From 66cb8c5e618f7c11c7aaffe4209bb5ae5d6d316d Mon Sep 17 00:00:00 2001
From: "mintlify[bot]" <109931778+mintlify[bot]@users.noreply.github.com>
Date: Sun, 21 Jun 2026 18:47:55 +0000
Subject: [PATCH 1/2] docs: document TaxDiagnosticResult tri-state model and
 proof references

---
 tax/guards.mdx | 104 +++++++++++++++++++++++++++++++++++++++++++++++++
 1 file changed, 104 insertions(+)

diff --git a/tax/guards.mdx b/tax/guards.mdx
index 7718611..e0ef3b5 100644
--- a/tax/guards.mdx
+++ b/tax/guards.mdx
@@ -27,6 +27,110 @@ Several guards attach a structured, machine-readable `audit_trace` to their verd
 
 Guards currently emitting `audit_trace` include **InputCreditGuard** (ITC), **TDSGuard** (Sec 194J/194C/194H/194I), and **GSTGuard** (RCM).
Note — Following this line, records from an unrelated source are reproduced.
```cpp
#define KC64 64
#define LS64 (KC64 + 4)
template <int WM, int WN, int TT>
__global__ __launch_bounds__(64 * WM * WN) void k_nt64(NtArgs p) {
  constexpr int TM = 16 * WM, TN = 16 * TT * WN, NTH = 64 * WM * WN;
  constexpr int RA = 16 * TM / NTH, RW = 16 * TN / NTH, SR = NTH / 16;
  static_assert(RA >= 1 && RW >= 1 && 16 * TM % NTH == 0 && 16 * TN % NTH == 0, "staging map");
  __shared__ __attribute__((aligned(16))) float As[2][TM * LS64];
  __shared__ __attribute__((aligned(16))) float Ws[2][TN * LS64];
  const int t = threadIdx.x, lane = t & 63, wave = t >> 6, wm = wave % WM, wn = wave / WM;
  const int r = lane & 15, kq = lane >> 4;
  const int tile_blocks = (p.gblocks || p.alpha_block) ? p.nt_blocks : (int)gridDim.x;
  if ((int)blockIdx.x >= tile_blocks) {
    const int x = (int)blockIdx.x - tile_blocks;
    if (NTH == 256 && x < p.gblocks) riding_gather(p, x);
    else if (x >= p.gblocks && p.alpha_block) alpha_body(p.al);
    return;
  }
  if (blockIdx.x == 0 && t == 0) {
    if (p.tick0 || p.tick1) tick_all(p.tick0, p.tick1, p.adam_pw, p.adam_out, p.lr, p.b1, p.b2);
  }
  if (blockIdx.x == 0 && t == 64 && p.tick0b) tick_all(p.tick0b, nullptr, p.adam_pw_b, p.adam_out_b, p.lr_b, p.b1, p.b2);
  const int tiles_n = (p.N + TN - 1) / TN, tiles = tiles_n * ((p.M + TM - 1) / TM);
  int L = blockIdx.x;
  { const int per = tile_blocks >> 3; if (L < per * 8) L = (L & 7) * per + (L >> 3); }
  const int net = L / tiles, idx = L - net * tiles;
  const int grp = net / p.npg, ni = net - grp * p.npg;
  const NtGrp G = p.g[grp];
  const float* Pn = G.P + ni * p.p_ns;
  const float* A = G.in + ni * p.in_ns;
  const int bm = idx / tiles_n, bn = idx - bm * tiles_n;
  const int m0 = bm * TM, n0 = bn * TN;
  const int sr0 = t >> 4, sc = (t & 15) * 4;
  const float* ap[RA]; const float* wp[RW];
#pragma unroll
  for (int u = 0; u < RA; ++u) ap[u] = A + (long)min(m0 + sr0 + SR * u, p.M - 1) * p.ld_in;
  if (G.ring) {
    const int inject = p.ga[0].ctl->inject_idx, rb_len = p.ga[0].ctl->rb_len, sctr = p.ga[0].ctl->sample_ctr + G.sctr_add;
    const unsigned long long seed = p.ga[0].ctl->seed;
    int inj_id[RA];
#pragma unroll
    for (int u = 0; u < RA; ++u) inj_id[u] = G.ring_idx[min(m0 + sr0 + SR * u, p.M - 1)];
    __builtin_amdgcn_sched_barrier(0);
#pragma unroll
    for (int u = 0; u < RA; ++u) {
      const int m = min(m0 + sr0 + SR * u, p.M - 1);
      const int drawn = (int)philox_index(seed, (unsigned)sctr, (unsigned)m, (unsigned)max(rb_len, 1));
      const int id = inject ? min(max(inj_id[u], 0), max(rb_len, 1) - 1) : drawn;
      ap[u] = reinterpret_cast<const float*>(p.ga[0].ring) + (long)id * (4 * p.ga[0].rec4) + G.ring_off;
    }
  }
#pragma unroll
  for (int u = 0; u < RW; ++u) wp[u] = Pn + p.oW + (long)min(n0 + sr0 + SR * u, p.N - 1) * p.ldw;
  const int Kr = (p.K + 3) & ~3;
  f32x4 acc[TT];
#pragma unroll
  for (int tt = 0; tt < TT; ++tt) acc[tt] = f32x4{0.f, 0.f, 0.f, 0.f};
  const int nc = (p.K + KC64 - 1) / KC64;
  float bias[TT];
#pragma unroll
  for (int tt = 0; tt < TT; ++tt) bias[tt] = p.oBias >= 0 ? Pn[p.oBias + min(n0 + 16 * TT * wn + 16 * tt + r, p.N - 1)] : 0.f;
  float4 ra[RA], rw[RW];
  auto fetch = [&](int c) {
    const int k = c * KC64 + sc;
#pragma unroll
    for (int u = 0; u < RA; ++u) ra[u] = ld4_raw(ap[u], k, Kr);
#pragma unroll
    for (int u = 0; u < RW; ++u) rw[u] = ld4_raw(wp[u], k, Kr);
  };
  auto park = [&](int buf, int c) {
    const int k = c * KC64 + sc;
#pragma unroll
    for (int u = 0; u < RA; ++u) st4(As[buf] + (sr0 + SR * u) * LS64 + sc, mask4_cols(ra[u], k, p.K));
#pragma unroll
    for (int u = 0; u < RW; ++u) st4(Ws[buf] + (sr0 + SR * u) * LS64 + sc, mask4_cols(rw[u], k, p.K));
  };
  STAMP(0);
  fetch(0);
  park(0, 0);
  __syncthreads();
  for (int c = 0; c < nc; ++c) {
    const int buf = c & 1;
    if (c + 1 < nc) fetch(c + 1);
    __builtin_amdgcn_sched_barrier(0);
    const float* ab = As[buf] + (16 * wm + r) * LS64 + 4 * kq;
    const float* wb = Ws[buf] + (16 * TT * wn + r) * LS64 + 4 * kq;
#pragma unroll
// ... 2153 lines not shown
```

Rule identifiers and statute strings are centralized in `qwed_tax/audit.py`.
 
+## Structured diagnostics (`TaxDiagnosticResult`)
+
+`TaxDiagnosticResult` is an opt-in, three-layer model that converts a guard's legacy dict return into a typed, tri-state verdict with a cryptographic proof reference. The legacy `{"verified": ..., "audit_trace": ...}` dict is unchanged — `to_diagnostic()` is additive, so existing callers keep working.
+
+Use it when you need a single, uniform shape across guards (for API responses, gating logic, or audit pipelines) instead of branching on guard-specific keys.
+
+### The three layers
+
+| Layer | Field | Purpose |
+| --- | --- | --- |
+| 1. Agent-safe | `agent_message: str` | Short, model-facing summary. No statute IDs, no rule IDs, no detection logic — safe to feed back to an LLM for correction. |
+| 2. Developer | `developer_fields: dict` | Structured evidence: `constraint_id`, `statute`, `jurisdiction`, `audit_trace`, plus guard-specific fields like `deduction`, `net_payable`, `allowable_credit`. |
+| 3. Proof | `proof_ref: Optional[str]` | `sha256:…` hash of the retained proof artifact. Present **only** when `status == VERIFIED`. This is the authority bit. |
+
+### Status states
+
+`TaxDiagnosticStatus` is a strict tri-state:
+
+- **`VERIFIED`** — the tax decision was deterministically proven. `proof_ref` MUST be present. Downstream gates MAY admit for control flow.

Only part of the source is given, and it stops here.